Using the records below, give again exactly the lines from the line that contains "for (int p = 0;" through the line that contains "src_k, hist, nblocks);", both ends included, and only those.

Task material START

@@ -598,11 +601,38 @@
         pending = false;
     };
 
+    auto build = [&](int set, int s) {
+        RouteSlotHdr* h = sh_hdr + set;
+        if (tid < 16) ((uint32_t*)&h->split)[tid] = ((const uint32_t*)(a.split + s))[tid];
+        if (tid < 2) h->child[tid] = a.child_slot[2 * s + tid];
+        if (tid == 0) { const int fs = max(a.split[s].feat, 0); h->route_field = PACKED ? a.field_desc[fs] : fs; }
+        if (kTab) {
+            constexpr int kM = M > 0 ? M : 1;
+            uint2* tab = sh_tab + set * (2 * kM * 32);
+            for (int idx = tid; idx < 2 * kM * 32; idx += kThreads) {
+                const int side = idx / (kM * 32), t = idx / 32 % kM, ln = idx % 32, j = (ln % kM + t) % kM;
+                const int cs = a.child_slot[2 * s + side];
+                const int fidx = cs >= 0 ? a.subset_next[(int64_t)cs * a.m_total + a.j0 + j] : 0;
+                const uint32_t d = (uint32_t)__ldg(a.field_desc + fidx);
+                const uint32_t word = (d & 0xffu) ^ (uint32_t)packed_swizzle_words(ln, NQ);
+                tab[idx] = make_uint2(word * 4u, ((d >> 8) & 31u) | ((d >> 16) << 8) | ((uint32_t)(side * hsz + j * nbC) << 16));
+            }
+        } else {
+            int* fpos = sh_fpos + set * 2 * m;
+            for (int j = tid; j < 2 * m; j += kThreads) {
+                const int cs = a.child_slot[2 * s + (j >= m)];
+                const int fidx = cs >= 0 ? a.subset_next[(int64_t)cs * a.m_total + a.j0 + (j < m ? j : j - m)] : 0;
+                fpos[j] = PACKED ? a.field_desc[fidx] : fidx;
+            }
+        }
+    };
     int4 d0 = desc_at(c0), d1 = desc_at(c0 + 1), d2 = desc_at(c0 + 2);
     b2f_entry e[KS], f[KS], g[KS];
     entries_of(d0, e);
     entries_of(d1, f);
-    int cur_slot = -1;
+    build(0, d0.x);
+    int cur_slot = d0.x;
+    __syncthreads();
     const int lab_pos = PACKED ? __ldg(a.field_desc + F) : F;
     const uint8_t* tile8 = (const uint8_t*)tile;
     auto field = [&](int i, int d) -> uint32_t {
@@ -614,41 +644,31 @@
         entries_of(d2, g);
         const int4 d3 = desc_at(c + 3);
         issue_gather(d0, e);
+        const int s = d0.x;
+        const bool change = s != cur_slot;
+        const bool ahead = a.sets == 2 && d1.x >= 0 && d1.x != s;
+        if (ahead && !change) build(cur ^ 1, d1.x);
         if (pending) write_pending();
         cp_async_wait_all();
         __syncwarp();
-        const int s = d0.x;
-        if (s != cur_slot) {
+        if (change) {
             __syncthreads();
-            if (cur_slot >= 0) flush();
+            flush();
             __syncthreads();
-            if (tid < 16) ((uint32_t*)&sh_split)[tid] = ((const uint32_t*)(a.split + s))[tid];
-            if (tid < 2) sh_child[tid] = a.child_slot[2 * s + tid];
-            if (tid == 0) { const int fs = max(a.split[s].feat, 0); sh_route_field = PACKED ? a.field_desc[fs] : fs; }
-            if (kTab) {
-                constexpr int kM = M > 0 ? M : 1;
-                for (int idx = tid; idx < 2 * kM * 32; idx += kThreads) {
-                    const int side = idx / (kM * 32), t = idx / 32 % kM, ln = idx % 32, j = (ln % kM + t) % kM;
-                    const int cs = a.child_slot[2 * s + side];
-                    const int fidx = cs >= 0 ? a.subset_next[(int64_t)cs * a.m_total + a.j0 + j] : 0;
-                    const uint32_t d = (uint32_t)__ldg(a.field_desc + fidx);
-                    const uint32_t word = (d & 0xffu) ^ (uint32_t)packed_swizzle_words(ln, NQ);
-                    sh_tab[idx] = make_uint2(word * 4u, ((d >> 8) & 31u) | ((d >> 16) << 8) | ((uint32_t)(side * hsz + j * nbC) << 16));
-                }
+            if (a.sets == 2) {
+                cur ^= 1;
             } else {
-                for (int j = tid; j < 2 * m; j += kThreads) {
-                    const int cs = a.child_slot[2 * s + (j >= m)];
-                    const int fidx = cs >= 0 ? a.subset_next[(int64_t)cs * a.m_total + a.j0 + (j < m ? j : j - m)] : 0;
-                    sh_fpos[j] = PACKED ? a.field_desc[fidx] : fidx;
-                }
+                build(0, s);
+                __syncthreads();
             }
             cur_slot = s;
-            __syncthreads();
+            if (ahead) build(cur ^ 1, d1.x);
         }
         const int cnt = count_of(d0);
         if (cnt > 0) {
-            const int cl = sh_child[0], cr = sh_child[1];
-            const int fs = sh_route_field, kind = sh_split.kind, thr = sh_split.bin_thr;
+            const RouteSlotHdr& hd = sh_hdr[cur];
+            const int cl = hd.child[0], cr = hd.child[1];
+            const int fs = hd.route_field, kind = hd.split.kind, thr = hd.split.bin_thr;
             int nL = 0, nR = 0;
             uint32_t dec = 0;
 #pragma unroll
@@ -657,7 +677,7 @@
                 int d = 0;
                 if (i < cnt) {
                     const int bin = (int)field(i, fs);
-                    const bool left = kind == 0 ? (bin <= thr) : ((sh_split.mask[bin >> 6] >> (bin & 63)) & 1ull);
+                    const bool left = kind == 0 ? (bin <= thr) : ((hd.split.mask[bin >> 6] >> (bin & 63)) & 1ull);
                     d = left ? (cl >= 0 ? 1 : 0) : (cr >= 0 ? 2 : 0);
                 }
                 dec |= (uint32_t)d << (2 * k);
@@ -666,7 +686,7 @@
                 if (d != 0) {
                     const uint32_t active = mL | mR;
                     const int side = d - 1;
-                    const int* fpos = sh_fpos + side * m;
+                    const int* fpos = sh_fpos + (cur * 2 + side) * m;
                     uint32_t* hist = sh_hist + side * hsz;
                     const uint32_t lab = field(i, lab_pos);
                     const uint32_t w = e[k].y;
@@ -684,7 +704,7 @@
                             if (!top || lane == l0) atomicAdd(addr, top ? sum : w);
                         }
                     } else if (kTab) {
-                        const uint2* tab = sh_tab + side * (M * 32) + lane;
+                        const uint2* tab = sh_tab + (cur * 2 + side) * (M * 32) + lane;
                         const uint8_t* rec = (const uint8_t*)tile + i * rs;
                         uint32_t* hl = sh_hist + lab;
 #pragma unroll
@@ -734,12 +754,13 @@
     flush();
 }
 
-struct RouteCfg { int nw, ks, m_pass, per_sm; size_t smem; };
+struct RouteCfg { int nw, ks, m_pass, per_sm, sets; size_t smem; };
 constexpr size_t kSmemPerSM = 227 * 1024;
 constexpr size_t kSmemCtaOverhead = 1024 + 128;
 
-static size_t route_hist_smem(int rs, bool packed, int mp, int n_bins, int C, int nw, int ks) {
-    return (size_t)nw * ks * 32 * rs + 2 * (size_t)mp * n_bins * C * 4 + 2 * (size_t)mp * 4 + route_tab_bytes(mp, packed) + 64;
+static size_t route_hist_smem(int rs, bool packed, int mp, int n_bins, int C, int nw, int ks, int sets) {
+    return (size_t)nw * ks * 32 * rs + 2 * (size_t)mp * n_bins * C * 4 +
+           (size_t)sets * (2 * (size_t)mp * 4 + route_tab_bytes(mp, packed) + sizeof(RouteSlotHdr)) + 64;
 }
 static int route_max_ctas(int nw) { return nw == 8 ? 3 : (nw == 16 ? 2 : 1); }
 
@@ -748,7 +769,7 @@
     int force_nw = 0, force_ks = 0;
     { const char* e = getenv("B200FLOW_ROUTE_SHAPE"); if (e && sscanf(e, "%dx%d", &force_nw, &force_ks) != 2) force_nw = force_ks = 0; }
     if (F <= 0 || F > 255 || m <= 0 || n_bins <= 0 || C <= 0) return false;
-    auto fits = [&](int mp, int nw, int ks) { return route_hist_smem(rs, packed, mp, n_bins, C, nw, ks) + kSmemCtaOverhead <= kSmemPerSM; };
+    auto fits = [&](int mp, int nw, int ks) { return route_hist_smem(rs, packed, mp, n_bins, C, nw, ks, 1) + kSmemCtaOverhead <= kSmemPerSM; };
     int mp = m;
     while (mp >= 1 && !fits(mp, 8, 1)) --mp;
     if (mp < 1) return false;
@@ -759,7 +780,7 @@
         const int nw = cand[i][0], ks = cand[i][1];
         if (force_nw > 0 && (nw != force_nw || ks != force_ks)) continue;
         if (!fits(mp, nw, ks)) continue;
-        const size_t smem = route_hist_smem(rs, packed, mp, n_bins, C, nw, ks);
+        const size_t smem = route_hist_smem(rs, packed, mp, n_bins, C, nw, ks, 1);
         int per_sm = (int)(kSmemPerSM / (smem + kSmemCtaOverhead));
         if (per_sm > route_max_ctas(nw)) per_sm = route_max_ctas(nw);
         const int warps = per_sm * nw > 32 ? 32 : per_sm * nw;
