template <typename K>
int sort_pairs_t(int64_t n, int first_bit, int nbits, const K *keys_in, const int32_t *vals_in, K *keys_out,
                 int32_t *vals_out, void *scratch, int64_t scratch_bytes, hipStream_t st)
{
    if (n == 0) return GAGS_OK;
    if (n < 0 || n >= (1ll << 31) || nbits <= 0 || first_bit < 0 || first_bit + nbits > (int)(8 * sizeof(K)))
        return GAGS_EINVAL;
    if (!keys_in || !keys_out || !vals_out || !scratch) return GAGS_EINVAL;
    if (scratch_bytes < sort_scratch_bytes_t<K>(n)) return GAGS_ESCRATCH;
    const int nblocks = (int)((n + RS_TILE - 1) / RS_TILE);
    const int64_t keys_b = ((n * (int64_t)sizeof(K) + 255) / 256) * 256, vals_b = ((n * 4 + 255) / 256) * 256;
    K *ktmp = (K *)scratch;
    int32_t *vtmp = (int32_t *)((char *)scratch + keys_b);
    uint32_t *hist = (uint32_t *)((char *)scratch + keys_b + vals_b);
    const int64_t hist_b = (((int64_t)nblocks * RS_RADIX * 4 + 255) / 256) * 256;
    uint32_t *totals = (uint32_t *)((char *)scratch + keys_b + vals_b + hist_b);
    const int passes = (nbits + 7) / 8;
    const K *src_k = keys_in;
    const int32_t *src_v = vals_in;
    for (int p = 0; p < passes; ++p) {
        const bool to_out = ((passes - 1 - p) % 2) == 0;
        K *dst_k = to_out ? keys_out : ktmp;
        int32_t *dst_v = to_out ? vals_out : vtmp;
        hipLaunchKernelGGL(rs_histogram<K>, dim3(nblocks), dim3(RS_THREADS), 0, st, n, first_bit + p * 8, src_k, hist, nblocks);
        hipLaunchKernelGGL(rs_rowscan, dim3(RS_RADIX), dim3(RS_THREADS), 0, st, nblocks, hist, totals);
        hipLaunchKernelGGL(rs_scatter<K>, dim3(nblocks), dim3(RS_THREADS), 0, st, n, first_bit + p * 8, src_k, src_v, dst_k, dst_v,
                           hist, nblocks, totals);
        src_k = dst_k;
        src_v = dst_v;
    }
    GAGS_CHECK_LAUNCH();
    return GAGS_OK;
}

}

int64_t gags_sort_u32_scratch_bytes(int64_t n) { return sort_scratch_bytes_t<uint32_t>(n); }
int gags_sort_pairs_u32(int64_t n, int nbits, const uint32_t *keys_in, const int32_t *vals_in, uint32_t *keys_out,
                        int32_t *vals_out, void *scratch, int64_t scratch_bytes, hipStream_t st)
{
    GAGS_CLEAR_ERR();
    return sort_pairs_t<uint32_t>(n, 0, nbits, keys_in, vals_in, keys_out, vals_out, scratch, scratch_bytes, st);
}

int64_t gags_sort_u64_scratch_bytes(int64_t n) { return sort_scratch_bytes_t<uint64_t>(n); }
int gags_sort_pairs_u64(int64_t n, int first_bit, int nbits, const uint64_t *keys_in, const int32_t *vals_in,
                        uint64_t *keys_out, int32_t *vals_out, void *scratch, int64_t scratch_bytes, hipStream_t st)
{
    return sort_pairs_t<uint64_t>(n, first_bit, nbits, keys_in, vals_in, keys_out, vals_out, scratch, scratch_bytes, st);
}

Task material END

▶ Output below:
    for (int p = 0; p < passes; ++p) {
        const bool to_out = ((passes - 1 - p) % 2) == 0;
        K *dst_k = to_out ? keys_out : ktmp;
        int32_t *dst_v = to_out ? vals_out : vtmp;
        hipLaunchKernelGGL(rs_histogram<K>, dim3(nblocks), dim3(RS_THREADS), 0, st, n, first_bit + p * 8, src_k, hist, nblocks);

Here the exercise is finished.